[Opening Material for this exercise section]
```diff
@@ -1284,10 +1412,13 @@
         }
     } else {
         const size_t smem_stream = (size_t)(2 * KPS * SA_C + 64 + (SA_TS / 64) * (16 * SA_TLD + 2 * 16 * SA_WLD)) * 4;
-        hipLaunchKernelGGL((sa_slot_bwd_kernel<K, 1>), dim3(a.B), dim3(SA_TB), smem, st, a, wo, so, go, -1, a.I - 1, NS);
+        const bool rec = sa_bwd_form() == 3 && sa_rec_fits(KS, a.I);
+        float* hist = rec ? a.xchg + (size_t)a.B * sa_xchg_state_floats(KS, a.D) : nullptr;
+        hipLaunchKernelGGL((sa_slot_bwd_kernel<K, 1>), dim3(a.B), dim3(SA_TB), smem, st, a, wo, so, go, -1, a.I - 1, NS, hist);
         for (int t = a.I - 1; t >= 0; --t) {
-            hipLaunchKernelGGL(sa_stream_bwd_fn(KS, t == a.I - 1, t == 0), dim3(a.B * NS), dim3(SA_TS), smem_stream, st, a, NS);
-            hipLaunchKernelGGL((sa_slot_bwd_kernel<K, 1>), dim3(a.B), dim3(SA_TB), smem, st, a, wo, so, go, t, t - 1, NS);
+            if (rec) hipLaunchKernelGGL(sa_stream_rec_fn(KS, t == 0), dim3(a.B * NS), dim3(SA_TS), smem_stream + (t == 0 ? sa_rec_hop_floats(KS, a.I) * 4 : 0), st, a, NS, t, hist);
+            else hipLaunchKernelGGL(sa_stream_bwd_fn(KS, t == a.I - 1, t == 0), dim3(a.B * NS), dim3(SA_TS), smem_stream, st, a, NS);
+            hipLaunchKernelGGL((sa_slot_bwd_kernel<K, 1>), dim3(a.B), dim3(SA_TB), smem, st, a, wo, so, go, t, t - 1, NS, hist);
         }
     }
     prof_end(pi, st);
```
[Closing Material for this exercise section]
• **Action item**
Having read the records above, print them out again exactly.

• **Answer space**
```diff
@@ -1284,10 +1412,13 @@
         }
     } else {
         const size_t smem_stream = (size_t)(2 * KPS * SA_C + 64 + (SA_TS / 64) * (16 * SA_TLD + 2 * 16 * SA_WLD)) * 4;
-        hipLaunchKernelGGL((sa_slot_bwd_kernel<K, 1>), dim3(a.B), dim3(SA_TB), smem, st, a, wo, so, go, -1, a.I - 1, NS);
+        const bool rec = sa_bwd_form() == 3 && sa_rec_fits(KS, a.I);
+        float* hist = rec ? a.xchg + (size_t)a.B * sa_xchg_state_floats(KS, a.D) : nullptr;
+        hipLaunchKernelGGL((sa_slot_bwd_kernel<K, 1>), dim3(a.B), dim3(SA_TB), smem, st, a, wo, so, go, -1, a.I - 1, NS, hist);
         for (int t = a.I - 1; t >= 0; --t) {
-            hipLaunchKernelGGL(sa_stream_bwd_fn(KS, t == a.I - 1, t == 0), dim3(a.B * NS), dim3(SA_TS), smem_stream, st, a, NS);
-            hipLaunchKernelGGL((sa_slot_bwd_kernel<K, 1>), dim3(a.B), dim3(SA_TB), smem, st, a, wo, so, go, t, t - 1, NS);
+            if (rec) hipLaunchKernelGGL(sa_stream_rec_fn(KS, t == 0), dim3(a.B * NS), dim3(SA_TS), smem_stream + (t == 0 ? sa_rec_hop_floats(KS, a.I) * 4 : 0), st, a, NS, t, hist);
+            else hipLaunchKernelGGL(sa_stream_bwd_fn(KS, t == a.I - 1, t == 0), dim3(a.B * NS), dim3(SA_TS), smem_stream, st, a, NS);
+            hipLaunchKernelGGL((sa_slot_bwd_kernel<K, 1>), dim3(a.B), dim3(SA_TB), smem, st, a, wo, so, go, t, t - 1, NS, hist);
         }
     }
     prof_end(pi, st);
```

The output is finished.